Художник останавливается, делая сложный выбор – ему, конечно, хочется верить и в это сказочное будущее, которое сулят газеты: о случайных находках его пропавших картин, ставших бесценными шедеврами, и наши льстивые россказни; но здравый смысл, устоявшаяся вера в беспросветную безнадёгу нашёптывают об изощрённом дьявольском обмане и требует поостеречься.
– "Становление", "Уповаете", "Слияние", "Без преград"…
– Как? – Волосы на голове собеседника шевелятся змеями Горгоны, видно моя подача переворошила все устоявшиеся представления живописца о мироздании. – Никто… Понимаете, еще никто…

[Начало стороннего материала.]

int launch_mgs_sweep(nk_ctx* c, int64_t n, double* q, const double* const* V, int k, int np, Red in, double* col,
                     double* colh, int rv, double** vout, const ResJv* jin) {
    if (np < 1 || np > kResMax || (n & 1) || !c->res_ok) return 1;
#ifdef NK_KBENCH
    static const int jv_env = NK_TUNE("NK_RES_JV", 0);
    if (jin && (!jv_env || !vout || !*vout || jin->nx % 2 != 0)) return 1;
#else
    if (jin) return 1;
#endif
    if (c->comm && !c->mb_on) return 1;
    if (!c->res_gran) {
        int dev = 0, cus = 0, lds = 0;
        bool ok = hipGetDevice(&dev) == hipSuccess &&
                  hipDeviceGetAttribute(&cus, hipDeviceAttributeMultiprocessorCount, dev) == hipSuccess &&
                  hipDeviceGetAttribute(&lds, hipDeviceAttributeMaxSharedMemoryPerBlock, dev) == hipSuccess &&
                  cus >= 1 && cus <= kResThreads;
        if (ok) {
            c->res_blocks = std::max(1, cus / std::max(1, c->res_share));
            const int avail = lds - (int)(sizeof(double) * kShN) - 256;
            c->res_rl = std::max(0, avail / (int)(kResThreads * sizeof(dx2)));
            const size_t lmax = (size_t)c->res_rl * kResThreads * sizeof(dx2);
            ok = res_attr<0>(lmax) && res_attr<16>(lmax) && res_attr<25>(lmax) && res_attr<32>(lmax) && res_attr<48>(lmax) &&
                 res_attr<64>(lmax) && res_attr<89, 4, true>(lmax) && res_attr<89, 4, true, false, false, 0, true>(lmax);
#ifdef NK_KBENCH
            ok = ok && res_attr<89>(lmax) && res_attr<89, 4>(lmax) && res_attr<89, 6, false, true>(lmax) &&
                 res_attr<0, 8, false, true>(lmax) && res_attr<89, 6, false, false, true>(lmax) &&
                 res_attr<89, 6, false, false, false, 1>(lmax) && res_attr<89, 6, false, false, false, 2>(lmax) &&
                 res_attr<89, 6, false, false, false, 0, true>(lmax) && res_attr<89, 2, true>(lmax) &&
                 res_attr<89, 4, true, false, false, 0, false, 8>(lmax) &&
                 res_attr<89, 4, true, false, false, 0, false, 6>(lmax) && res_attr<89, 4, true, false, true>(lmax);
#endif
            int per_cu = 0;
            ok = ok && hipOccupancyMaxActiveBlocksPerMultiprocessor(
                           &per_cu, reinterpret_cast<const void*>(&k_mgs_res<89, 4, true>), kResThreads, lmax) == hipSuccess &&
                 per_cu >= 1;
        }
        ok = ok && hipMalloc(&c->res_gran, sizeof(uint64_t) * 4 * kResThreads) == hipSuccess;
        ok = ok && hipMemsetAsync(c->res_gran, 0, sizeof(uint64_t) * 4 * kResThreads, c->stream) == hipSuccess;
        ok = ok && hipHostMalloc(&c->res_err, sizeof(int), hipHostMallocMapped) == hipSuccess;
        if (ok) *c->res_err = 0;
        ok = ok && hipHostGetDevicePointer(reinterpret_cast<void**>(&c->res_err_dev), c->res_err, 0) == hipSuccess;
        if (!ok) {
            (void)hipGetLastError();
            c->res_ok = false;
            return 1;
        }
    }
    ResArgs A{};
    for (int t = 0; t < np; ++t) A.V[t] = V[t % k];
    A.V[np] = V[(np) % k];
    A.q = q;
    A.col = col;
    A.colh = colh;
    A.red_in = in.ptr;
    A.red_len = in.len;
    A.gran = c->res_gran;
    A.err = c->res_err_dev;
    A.n2 = n >> 1;
    A.np = np;
    static const int nts_env = NK_TUNE("NK_RES_NTS", 1);
    static const int pre_env = NK_TUNE("NK_RES_PRE", 1);
    int xv = -1;
    bool streamed = false;
    {
        const int64_t G = c->res_blocks, n2 = n >> 1;
        const int64_t ns = (n2 + kResThreads - 1) / kResThreads;
        const int64_t whole = ns / G - (n2 % kResThreads != 0 ? 1 : 0);
        if (whole < 1) return 1;
        const int slots = (int)std::min<int64_t>(whole, 1 << 20);
        static const int rl_env = NK_TUNE("NK_RES_RL", -1);
        static const int rv_env = NK_TUNE("NK_RES_RV", -1);
        int rl = std::min(slots, rl_env >= 0 ? std::min(rl_env, c->res_rl) : c->res_rl);
        const bool explicit_rv = rv >= 0 || rv_env >= 0;
#ifdef NK_KBENCH
        if (rv >= 1000) {
            xv = rv - 1000;
            rv = 89;
        }
#endif
        if (rv < 0) rv = rv_env >= 0 ? rv_env : slots - rl;
        static const int kRv[] = {89, 64, 48, 32, 25, 16, 0};
        int pick = 0;
        for (int r : kRv)
            if (r <= rv && r <= slots) {
                pick = r;
                break;
            }
        if (xv < 0) rv = pick;
        else if (rv > slots) return 1;
        A.rl = std::min(rl, slots - rv);
        if (xv == 11 && A.rl < 4) xv = 0;
        const int64_t chunk = std::max<int64_t>(1, ns / G);
        const double f = (double)(rv + A.rl) / (double)chunk;
        if (!explicit_rv && (np < 2 || f < (nts_env ? 0.1 : 0.2))) return 1;
        const bool full = n2 % kResThreads == 0 && (ns + G - 1) / G <= rv + A.rl;
        streamed = !full;
        static const int vout_env = NK_TUNE("NK_RES_VOUT", 1);
        if (vout && *vout && !(full && vout_env)) *vout = nullptr;
        A.vout = vout ? *vout : nullptr;
        if (jin && (!A.vout || (rv != 0 && rv != 89) || (rv > 0 && A.rl < 16))) return 1;
        static const int strided_env = NK_TUNE("NK_RES_STRIDED", 0);
        A.strided = strided_env && n2 % kResThreads == 0 && ns % G == 0 && ns / G == rv + A.rl;
        A.mirror = NK_TUNE("NK_RES_MIRROR", 0) && !A.strided && n2 % kResThreads == 0 && ns % G == 0 && ns / G == rv + A.rl;
    }
#ifdef NK_KBENCH
    if (jin) {
        A.jv_on = 1;
        A.ju = jin->u;
        A.jv = jin->v;
        A.jf0 = jin->F0;
        A.jaux = jin->aux;
        A.jeps = jin->eps;
        A.jlam = jin->lam;
        A.jhx2 = jin->hx2;
        A.jhy2 = jin->hy2;
        A.jnx = jin->nx;
    }
#endif
    const unsigned nx_ = (unsigned)np + (jin ? 1u : 0u);
    if (c->res_tag > 0xfffffff0u - (unsigned)(kResMax + 1)) {
        NK_HIP(c, hipMemsetAsync(c->res_gran, 0, sizeof(uint64_t) * 4 * kResThreads, c->stream));
        c->res_tag = 0;
    }
    A.tag0 = c->res_tag + 1;
    c->res_tag += nx_;
    A.mb0 = 0;
    if (c->mb_on) {
        if (c->mb_epoch + nx_ > 0xffffu) c->mb_epoch = 0;
        A.mb0 = c->mb_epoch + 1;
        c->mb_epoch += nx_;
    }
#ifdef NK_KBENCH
    A.noxchg = NK_TUNE("NK_RES_NOXCHG", 0);
#endif
    static const int ntc_env = NK_TUNE("NK_RES_NTC", -1);
    static const int mall_mb = NK_TUNE("NK_RES_MALL_MB", 244);
    {
        const double slot = 4096.0 * c->res_blocks;
        const double room = 1e6 * mall_mb - slot * (rv + A.rl);
        A.ntc = ntc_env >= 0 ? ntc_env : (room > 0 ? (int)(room / slot) : 0);
    }
    A.poll1 = NK_TUNE("NK_RES_POLL1", 1);
    A.nwc = NK_TUNE("NK_RES_NWC", 1 << 30);
    A.tstamp = c->res_tstamp;
    static const int senders = NK_TUNE("NK_MB_SENDERS", 8);
    A.senders = std::max(1, std::min(senders, c->res_blocks));
    A.spin = 1u << 22;
    const size_t lds = (size_t)A.rl * kResThreads * sizeof(dx2);
    const double f = std::min(1.0, (double)c->res_blocks * (rv + A.rl) * kResThreads / (double)(n >> 1));
    const double per_res = (jin ? 5.0 : 2.0) + 2.0 * np - 1.0, per_str = 4.0 * np - 1.0;
    const double bytes = 8.0 * (double)n * (f * per_res + (1.0 - f) * per_str);
    const double dram = 8.0 * (double)n * (f * ((jin ? 5.0 : 2.0) + np) + (1.0 - f) * (3.0 * np));
    ++c->n_sweep_resident;
    const char* kn = nullptr;
    return launch_dyn(c, jin ? "arnoldi_step" : "mgs_sweep", [&] {
        const dim3 g(c->res_blocks), b(kResThreads);
        switch (rv) {
        case 0:
#ifdef NK_KBENCH
            if (jin) kn = go_res<0, 8, false, true>(g, b, lds, c->stream, A);
            else
#endif
                kn = go_res<0>(g, b, lds, c->stream, A);
            break;
        case 16: kn = go_res<16>(g, b, lds, c->stream, A); break;
        case 25: kn = go_res<25>(g, b, lds, c->stream, A); break;
        case 48: kn = go_res<48>(g, b, lds, c->stream, A); break;
        case 64: kn = go_res<64>(g, b, lds, c->stream, A); break;
        case 89:
#ifdef NK_KBENCH
            if (jin) kn = go_res<89, 6, false, true>(g, b, lds, c->stream, A);
            else if (xv == 0) kn = go_res<89, 4, true>(g, b, lds, c->stream, A);
            else if (xv == 1) kn = go_res<89, 4>(g, b, lds, c->stream, A);
            else if (xv == 2) kn = go_res<89, 6, false, false, true>(g, b, lds, c->stream, A);
            else if (xv == 3) kn = go_res<89, 6, false, false, false, 1>(g, b, lds, c->stream, A);
            else if (xv == 4) kn = go_res<89, 6, false, false, false, 2>(g, b, lds, c->stream, A);
            else if (xv == 5) kn = go_res<89, 6, false, false, false, 0, true>(g, b, lds, c->stream, A);
            else if (xv == 6) kn = go_res<89, 4, true, false, false, 0, true>(g, b, lds, c->stream, A);
            else if (xv == 8) kn = go_res<89, 2, true>(g, b, lds, c->stream, A);
            else if (xv == 9) kn = go_res<89, 4, true, false, false, 0, false, 8>(g, b, lds, c->stream, A);
            else if (xv == 10) kn = go_res<89, 4, true, false, false, 0, false, 6>(g, b, lds, c->stream, A);
            else if (xv == 11) kn = go_res<89, 4, true, false, true>(g, b, lds, c->stream, A);
            else if (streamed && nts_env && pre_env)
                kn = go_res<89, 4, true, false, false, 0, true>(g, b, lds, c->stream, A);
            else if (streamed && nts_env) kn = go_res<89, 6, false, false, false, 0, true>(g, b, lds, c->stream, A);
            else if (pre_env) kn = go_res<89, 4, true>(g, b, lds, c->stream, A);
            else kn = go_res<89>(g, b, lds, c->stream, A);
#else
            (void)xv;
            (void)pre_env;
            if (streamed) kn = go_res<89, 4, true, false, false, 0, true>(g, b, lds, c->stream, A);
            else kn = go_res<89, 4, true>(g, b, lds, c->stream, A);
#endif
            break;
        default: kn = go_res<32>(g, b, lds, c->stream, A); break;
        }
        return bytes;
    }, dram, &kn);
}

}
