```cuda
aicb_status aicb_fail(aicb_status st, const std::string &msg) {
// ... 1205 lines not shown
        *volume *= d->bounds.size[a];
        if (*volume > (1ull << 31)) return fail(AICB_ERR_INVALID, "space volume exceeds 2^31 cubes");
    }
    if (*volume && !d->block_ids) return fail(AICB_ERR_INVALID, "block_ids is NULL");
    if (*volume && d->n_blocks == 0) return fail(AICB_ERR_INVALID, "non-empty space with an empty block table");
    if (d->n_blocks && !d->blocks) return fail(AICB_ERR_INVALID, "blocks is NULL");
    return AICB_OK;
}

static aicb_status device_cells(aicb_scene *s, const uint16_t *ids) {
    const uint32_t sx = (uint32_t)s->ds.size[0], sy = (uint32_t)s->ds.size[1], sz = (uint32_t)s->ds.size[2];
    const uint64_t LIMIT = 1ull << 30, row_items = (sz + (s->ds.wide_cells ? 3 : 7)) / (s->ds.wide_cells ? 4 : 8) + 1;
    const uint32_t ny = (uint32_t)std::min<uint64_t>(sy, std::max<uint64_t>(1, LIMIT / row_items));
    const uint32_t nx = ny < sy ? 1 : (uint32_t)std::min<uint64_t>(sx, std::max<uint64_t>(1, LIMIT / (row_items * sy)));
    for (uint32_t x = 0; x < sx; x += nx)
        for (uint32_t y = 0; y < sy; y += ny) {
            const RegionBox box = {{x, y, 0}, {std::min(nx, sx - x), std::min(ny, sy - y), sz}};
            TRY(region_cells(s, box, ids + ((size_t)x * sy + y) * sz, 0, nullptr, true, nullptr, nullptr));
        }
    return AICB_OK;
}

static aicb_status create_scenes(aicb_ctx *const *ctx, size_t n, const aicb_scene_desc *d, uint64_t volume,
                                 const FlatBlocks &f, const void *cells, const DeviceDefs *dev, aicb_scene **out) {
    auto host = std::make_unique<SpaceHost>();
    const bool wide = d->n_blocks > 16384;
    const size_t cell_bytes = volume * (wide ? 4 : 2);
    auto create = [&](aicb_ctx *c, aicb_scene **o) {
        CU(cudaSetDevice(c->device));
        std::unique_ptr<aicb_scene> s(new aicb_scene());
        s->ctx = c;
        s->host = host.get();
        DeviceScene &ds = s->ds;
        for (int a = 0; a < 3; a++) {
            ds.lo[a] = d->bounds.lower[a];
            ds.size[a] = (int32_t)d->bounds.size[a];
        }
        ds.wide_cells = wide ? 1 : 0;
        if (volume) {
            if (dev) TRY(s->d_cells.ensure(cell_bytes));
            else TRY(s->d_cells.upload(cells, cell_bytes));
            s->device_bytes += cell_bytes;
            if (d->light) {
                if (dev) {
                    TRY(s->d_light.ensure(volume * 4));
                    CU(cudaMemcpyPeerAsync(s->d_light.get(), c->device, d->light, ctx[0]->device, volume * 4,
                                           c->stream.get()));
                } else {
                    TRY(s->d_light.upload(d->light, volume * 4));
                }
                s->device_bytes += volume * 4;
            }
        }
        ds.cells = s->d_cells.get();
        ds.light = s->d_light.get<uint32_t>();
        ds.tables = c->d_lut.get<float>();
        build_block_sky(d->sky, &ds);
        Retired retired{c, {}};
        TRY(room(s->blocks, *host, f, nullptr, c->stream.get(), retired));
        s->blocks.bind(ds);
        if (dev) {
            TRY(copy_device(c, s->blocks, f, *dev));
            if (volume) TRY(device_cells(s.get(), d->block_ids));
            CU(cudaEventRecord(c->ev_delta.get(), c->stream.get()));
        } else {
            TRY(copy(s->blocks, *host, f, nullptr, c->stream.get()));
        }
        CU(cudaStreamSynchronize(c->stream.get()));
        *o = s.release();
        return AICB_OK;
// ... 1678 lines not shown
```

all-is-cubes_b200/csrc/trace_kernel.cuh:

```cuda
#pragma once
#include <cstdint>
#include <type_traits>
#include <cuda_runtime.h>

#include "../../include/aicb200.h"

#ifdef __CUDACC__
#include <cuda_fp16.h>
#include "exact_math.cuh"
#endif

struct LightBlockDev {
    float face_color[7][4];
    float emission[3];
    uint32_t flags;
};
static_assert(sizeof(LightBlockDev) == 128, "LightBlockDev must be 128 bytes");

namespace aicb {

constexpr uint32_t KIND_SINGLE = 0;
constexpr uint32_t KIND_RECURSIVE = 1;
constexpr uint32_t KIND_INVISIBLE = 2;

struct BlockRec {
    uint32_t kind_res;
    int16_t vlo[3];
    uint16_t vsize[3];
    uint32_t brick_off;
    uint32_t pal_off;
    uint32_t flags;
    uint32_t _pad;
};
static_assert(sizeof(BlockRec) == 32, "BlockRec must be 32 bytes");
constexpr uint32_t BLOCK_COLLISION_NONE = 2u;
constexpr uint32_t BLOCK_COLLISION_MIXED = 4u;
constexpr uint32_t BLOCK_VISIBLE = 8u;

__host__ __device__ inline bool less_than_full(const BlockRec &r) {
    const uint32_t res = r.kind_res >> 8;
    return r.vlo[0] != 0 || r.vlo[1] != 0 || r.vlo[2] != 0 || r.vsize[0] != res || r.vsize[1] != res || r.vsize[2] != res;
}

struct DeviceScene {
    int32_t lo[3];
    int32_t size[3];
    const void *cells;
    const uint32_t *light;
    const BlockRec *blocks;
    const uint16_t *bricks;
    const float4 *palette;
    const float4 *blk_tab;
    const float2 *pal_tab;
    const float *tables;
    uint32_t sky_faces[6];
    uint32_t sky_mean;
    uint32_t sky_kind;
    float sky_colors[8][3];
    uint32_t wide_cells;
};

struct __align__(64) RayRecordA {
    double ox, oy, oz, dx, dy, dz;
    float t_to_view;
    uint32_t flags;
    double t_to_abs;
};
static_assert(sizeof(RayRecordA) == 64, "RayRecordA must be 64 bytes");
struct __align__(16) RayRecordB {
    double tdx, tdy, tdz;
    double half_over_len;
    double tmx, tmy, tmz, last_t;
    int rx, ry, rz;
    uint32_t task;
};
static_assert(sizeof(RayRecordB) == 80, "RayRecordB must be 80 bytes");

struct __align__(16) HitRecord {
    double tmx, tmy, tmz;
    double last_t;
    uint32_t pal;
    uint32_t cell;
    uint32_t vidx;
    uint32_t flags;
    float thickness;
    uint32_t steps;
    uint32_t task;
    uint32_t next;
};
static_assert(sizeof(HitRecord) == 64, "HitRecord must be 64 bytes");

struct __align__(32) ShadedHit {
    float r, g, b;
// ... 333 lines not shown
    const int sn = within ? 0 : (face >= AICB_FACE_PX ? 1 : -1);
    int s1 = (face == AICB_FACE_PX) ? -1 : 1;
    int s2 = (face == AICB_FACE_PY || face == AICB_FACE_PZ) ? -1 : 1;
    const double sp1 = a1 == 0 ? sp[0] : (a1 == 1 ? sp[1] : sp[2]);
    const double sp2 = a2 == 0 ? sp[0] : (a2 == 1 ? sp[1] : sp[2]);
    const double spn = an == 0 ? sp[0] : (an == 1 ? sp[1] : sp[2]);
    double mix_1 = rem_euclid1((s1 > 0 ? sp1 : -sp1) - 0.5);
    double mix_2 = rem_euclid1((s2 > 0 ? sp2 : -sp2) - 0.5);
    if (mix_1 > 0.5) { mix_1 = 1.0 - mix_1; s1 = -s1; }
    if (mix_2 > 0.5) { mix_2 = 1.0 - mix_2; s2 = -s2; }
    if (mode == AICB_LIGHT_COARSE) {
        double f1 = floor(mix_1 * 4.0), f2 = floor(mix_2 * 4.0);
        f1 = f1 < 0.0 ? 0.0 : (f1 > 3.0 ? 3.0 : f1);
        f2 = f2 < 0.0 ? 0.0 : (f2 > 3.0 ? 3.0 : f2);
        mix_1 = (f1 + 0.5) / 4.0;
        mix_2 = (f2 + 0.5) / 4.0;
    } else if (mode == AICB_LIGHT_SMOOTHSTEP) {
        double c1 = rclamp01(mix_1), c2 = rclamp01(mix_2);
        mix_1 = 3.0 * (c1 * c1) - 2.0 * ((c1 * c1) * c1);
        mix_2 = 3.0 * (c2 * c2) - 2.0 * ((c2 * c2) * c2);
    }
    const float m1 = (float)mix_1, m2 = (float)mix_2;

    const int cube_n = an == 0 ? cube_x : (an == 1 ? cube_y : cube_z);
    const double fdot_sp = sn == 0 ? 0.0 : (sn > 0 ? spn : -spn);
    const double ctr = (double)cube_n + 0.5;
    const double fdot_c = sn == 0 ? 0.0 : (sn > 0 ? ctr : -ctr);
    const double height_in_cube = fdot_sp - fdot_c + 0.5;
    const bool two_layers = !(height_in_cube > (1.0 - eps));

    const double q1[2] = {sp1 + (double)s1 * -0.5, sp1 + (double)s1 * 0.5};
    const double q2[2] = {sp2 + (double)s2 * -0.5, sp2 + (double)s2 * 0.5};
    const double qn[2] = {sn != 0 ? spn + (double)sn * (1.0 - eps) : spn, sn != 0 ? spn + (double)sn * eps : spn};
    bool ok1[2], ok2[2], okn[2];
    int i1[2], i2[2], in_[2];
#pragma unroll
    for (int j = 0; j < 2; j++) {
        ok1[j] = in_i32_range(q1[j]); i1[j] = __double2int_rd(q1[j]);
        ok2[j] = in_i32_range(q2[j]); i2[j] = __double2int_rd(q2[j]);
        okn[j] = in_i32_range(qn[j]); in_[j] = __double2int_rd(qn[j]);
    }
    uint32_t tex[2][4];
    uint32_t texels = 0;
#pragma unroll
    for (int layer = 0; layer < 2; layer++) {
#pragma unroll
        for (int k = 0; k < 4; k++) {
            const int j1 = (k >> 1) & 1, j2 = k & 1;
            const int c1 = i1[j1], c2 = i2[j2], cn = in_[layer];
            const int x = a1 == 0 ? c1 : (a2 == 0 ? c2 : cn);
            const int y = a1 == 1 ? c1 : (a2 == 1 ? c2 : cn);
            const int z = a1 == 2 ? c1 : (a2 == 2 ? c2 : cn);
            uint32_t t = s.sky_mean;
            if ((layer == 0 || two_layers) && (ok1[j1] & ok2[j2] & okn[layer])) {
                const uint32_t dx = (uint32_t)(x - s.lo[0]), dy = (uint32_t)(y - s.lo[1]), dz = (uint32_t)(z - s.lo[2]);
                if ((dx >= (uint32_t)s.size[0]) | (dy >= (uint32_t)s.size[1]) | (dz >= (uint32_t)s.size[2])) {
                    t = light_outside(s, x, y, z);
                } else if (s.light == nullptr) {
                    t = TEXEL_ONE;
                } else {
                    texels++;
                    t = __ldg(s.light + ((size_t)dx * s.size[1] + dy) * s.size[2] + dz);
                }
            }
            tex[layer][k] = t;
        }
    }
    float front[4], result[4];
#pragma unroll
    for (int layer = 0; layer < 2; layer++) {
        if (layer == 1 && !two_layers) break;
        uint32_t t3 = tex[layer][3];
        if ((tex[layer][1] >> 24) != 255 && (tex[layer][2] >> 24) != 255) t3 = tex[layer][0];
        float v0[4], v1[4], v2[4], v3[4], cur[4];
        texel_value_ao(lut, tex[layer][0], v0);
        texel_value_ao(lut, tex[layer][1], v1);
        texel_value_ao(lut, tex[layer][2], v2);
        texel_value_ao(lut, t3, v3);
#pragma unroll
        for (int i = 0; i < 4; i++) {
            float ab = v0[i] + (v1[i] - v0[i]) * m2;
            float cd = v2[i] + (v3[i] - v2[i]) * m2;
            cur[i] = ab + (cd - ab) * m1;
        }
        if (layer == 0) {
#pragma unroll
            for (int i = 0; i < 4; i++) { front[i] = cur[i]; result[i] = cur[i]; }
        } else {
            const float h = (float)height_in_cube;
#pragma unroll
            for (int i = 0; i < 4; i++) result[i] = cur[i] + (front[i] - cur[i]) * h;
        }
    }
    const float w = fmaxf(result[3], 0.1f);
#pragma unroll
    for (int i = 0; i < 3; i++) {
        float v = result[i] / w;
        out[i] = (v == 0.0f) ? 0.0f : v;
    }
    *texels_out = texels;
// ... 576 lines not shown
                        valid = (rec.flags & 16u) != 0;
                        L = 0.0f;
                        step_limit = 1000u;
                        if (P.target.in_accum) {
                            const float t0 = __ldg(&P.target.in_accum[P.task_base + task].w);
                            L = (t0 > 0.0f) ? __log2f(t0) + 1e-3f : F_NEG_INF;
                            step_limit = (L < -8.0f) ? 0u : 1000u;
                        }
                        steps = 0;
                        n_hits = 0;
                        have_pending = false;
                        inner = false;
                        t_scale = 1.0;
                        need_advance = false;
                        if constexpr (AUX) aux.n_outer = aux.n_inner = aux.n_blocks = 0;
                        st = ST_MARCH;
                    }
                }
                if (__any_sync(0xffffffffu, st == ST_EXHAUSTED)) list_exhausted = true;
            }
            if (__all_sync(0xffffffffu, st == ST_EXHAUSTED || st == ST_IDLE)) break;
        }
        if (st == ST_ENTER) {
            if constexpr (AUX) aux.n_blocks++;
            const uint4 *bp = reinterpret_cast<const uint4 *>(S.blocks + ev_word);
            const uint4 b0 = __ldg(bp);
            const uint4 b1 = __ldg(bp + 1);
            const int bres = (int)(b0.x >> 8);
            Level in;
            in.lox = (int16_t)(b0.y & 0xffff); in.loy = (int16_t)(b0.y >> 16); in.loz = (int16_t)(b0.z & 0xffff);
            in.nx = (int)(b0.z >> 16); in.ny = (int)(b0.w & 0xffff); in.nz = (int)(b0.w >> 16);
            in.base = b1.x;
            const double fres = (double)bres;
            const uint32_t nyz = (uint32_t)S.size[1] * (uint32_t)S.size[2];
            const uint32_t qx = idx / nyz, rem = idx - qx * nyz;
            const uint32_t qy = rem / (uint32_t)S.size[2], qz = rem - qy * (uint32_t)S.size[2];
            const int ccx = (int)qx + S.lo[0], ccy = (int)qy + S.lo[1], ccz = (int)qz + S.lo[2];
            Ray rr;
            rr.ox = COLD_D(0); rr.oy = COLD_D(1); rr.oz = COLD_D(2);
            rr.dx = COLD_D(3); rr.dy = COLD_D(4); rr.dz = COLD_D(5);
            rr.tdx = tdx; rr.tdy = tdy; rr.tdz = tdz;
            rr.half_over_len = COLD_D(6);
            rr.sx = (int)(sbits & 3u) - 1; rr.sy = (int)((sbits >> 2) & 3u) - 1; rr.sz = (int)((sbits >> 4) & 3u) - 1;
            Caster ic;
            bool ivalid;
            if (caster_begin(ic, rr, (rr.ox - (double)ccx) * fres, (rr.oy - (double)ccy) * fres, (rr.oz - (double)ccz) * fres, in,
                             &ivalid)) {
                COLD_D(8) = tmx; COLD_D(9) = tmy; COLD_D(10) = tmz; COLD_D(11) = last_t;
                COLD_W(0) = idx; COLD_W(1) = (uint32_t)cx; COLD_W(2) = (uint32_t)cy; COLD_W(3) = (uint32_t)cz;
                COLD_W(4) = (uint32_t)face; COLD_W(5) = valid ? 1u : 0u;
                COLD_W(9) = b1.y;
                COLD_W(10) = (uint32_t)(31 - __clz(bres));
                tmx = ic.tmx; tmy = ic.tmy; tmz = ic.tmz; last_t = ic.last_t;
                idx = ic.idx;
                face = ic.face;
                valid = ivalid;
                cx = rr.sx > 0 ? in.nx - 1 - ic.rx : (rr.sx < 0 ? ic.rx : COUNTER_STATIC);
                cy = rr.sy > 0 ? in.ny - 1 - ic.ry : (rr.sy < 0 ? ic.ry : COUNTER_STATIC);
                cz = rr.sz > 0 ? in.nz - 1 - ic.rz : (rr.sz < 0 ? ic.rz : COUNTER_STATIC);
                stx = rr.sx * (in.ny * in.nz); sty = rr.sy * in.nz; stz = rr.sz;
                inner = true;
                t_scale = recip_pow2(bres);
                need_advance = false;
            }
            st = ST_MARCH;
        }
        if (st == ST_POP) {
            tmx = COLD_D(8); tmy = COLD_D(9); tmz = COLD_D(10); last_t = COLD_D(11);
            idx = COLD_W(0); cx = (int)COLD_W(1); cy = (int)COLD_W(2); cz = (int)COLD_W(3);
// ... 34 lines not shown
    if (P.debug_warp_times) {
        unsigned long long t1;
        asm volatile("mov.u64 %0, %%globaltimer;" : "=l"(t1));
        unsigned long long rays = dbg_rays;
        for (int off = 16; off > 0; off >>= 1) rays += __shfl_down_sync(0xffffffffu, rays, off);
        if (lane == 0) {
            unsigned long long *d = P.debug_warp_times + 4 * (size_t)(blockIdx.x * WARPS_PER_BLOCK + (threadIdx.x >> 5));
            d[0] = dbg_t0; d[1] = t1; d[2] = dbg_passes; d[3] = rays;
        }
    }
    if (chunk_base != HIT_NONE)
        for (uint32_t j = chunk_used; j < HIT_CHUNK; j++) P.hits[chunk_base + j].thickness = -2.0f;

    if constexpr (AUX) {
#pragma unroll
        for (int off = 16; off > 0; off >>= 1) {
            n_outer += __shfl_down_sync(0xffffffffu, n_outer, off);
            n_inner += __shfl_down_sync(0xffffffffu, n_inner, off);
            n_blocks += __shfl_down_sync(0xffffffffu, n_blocks, off);
        }
        if (lane == 0) {
            atomicAdd(P.counters + 1, n_outer);
            atomicAdd(P.counters + 2, n_inner);
            atomicAdd(P.counters + 5, n_blocks);
        }
    }
#undef COLD_D
#undef COLD_W
#undef STASH
}
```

Мы многозначительно молчим.
– Вы хотите сказать, что знаете названия заготовок картин? А может вы из полиции, а я указал их в протоколе? – Слова звучат излишне резко. Видно парень пытается найти простое объяснение необъяснимому. Но слезящиеся глаза молят продолжать рождение сказки. – Что же вы от меня хотите?
– Я хочу, чтобы ты нам поверил. Ни одна, даже самая захудалая газетёнка, вечно страдающая от отсутствия пережаренных фактов, не купилась на этот банальный инцидент. А информации о будущих картинах нет даже в полицейском протоколе. Она присутствует только… – я, поддавшись искушению, выдерживаю тягостную театральную паузу, – В твоем БУДУЩЕМ!
– Несколько украденных картин будут найдены в течение этого полувека, – Свежеиспечённый «инспектор Лосев» указывает на разбросанные по столу газетные вырезки, – Ну вы же прочитали – везде чистейшая случайность… Большая часть не будет найдена ещё и в наше время.
– Ваше, это когда?
– Прибавьте сотню с хвостиком лет.
– И что? Что вы хотите в нашем времени? Найти все мои картины?
Наступал кульминационный момент. Перебрасывая нить разговора друг-другу, мы не даём и секунды спокойно поразмыслить:
– Нет. Мы намерены защитить вас.
– От чего?
– Понимаете, кража картин, проблемы с реализацией, гробовое молчание критиков – это всё заговор, инициированный из нашего будущего. Точнее… из ВАШЕГО будущего.
– Зачем? – Художник внимательно слушает, втайне надеясь на, пускай не совсем безупречно гладкое, объяснение своих бед… Но зато такое близкое и понятное – он гений, и только скрытая злая воля мешает реализовать весь потенциал.
– Цель – поднять цену на картины.
– Вот, например, кто к вам обратился о проведении выставки картин?
Перекрёстный разговор давит уже сломленного человека, заставляя всё глубже и глубже погружаться в болото нашей фантастической истории, безусловно беря на веру слова двух искусителей.
– Не знаю, получил заказное письмо, обрадовался, поэтому даже не поинтересовался. Казалось вот оно – нашлись поклонники моего таланта. Отдал почти все свои законченные картины… самые удачные – пятнадцать штук. До этого, за всё время смог продать только четыре, а тут пообещали распродать всё в течение месяца. А потом взлом, кража, и всё-о-о… Когда пришёл за компенсацией от кражи, никого не нашёл – ни хозяина зала, ни арендатора.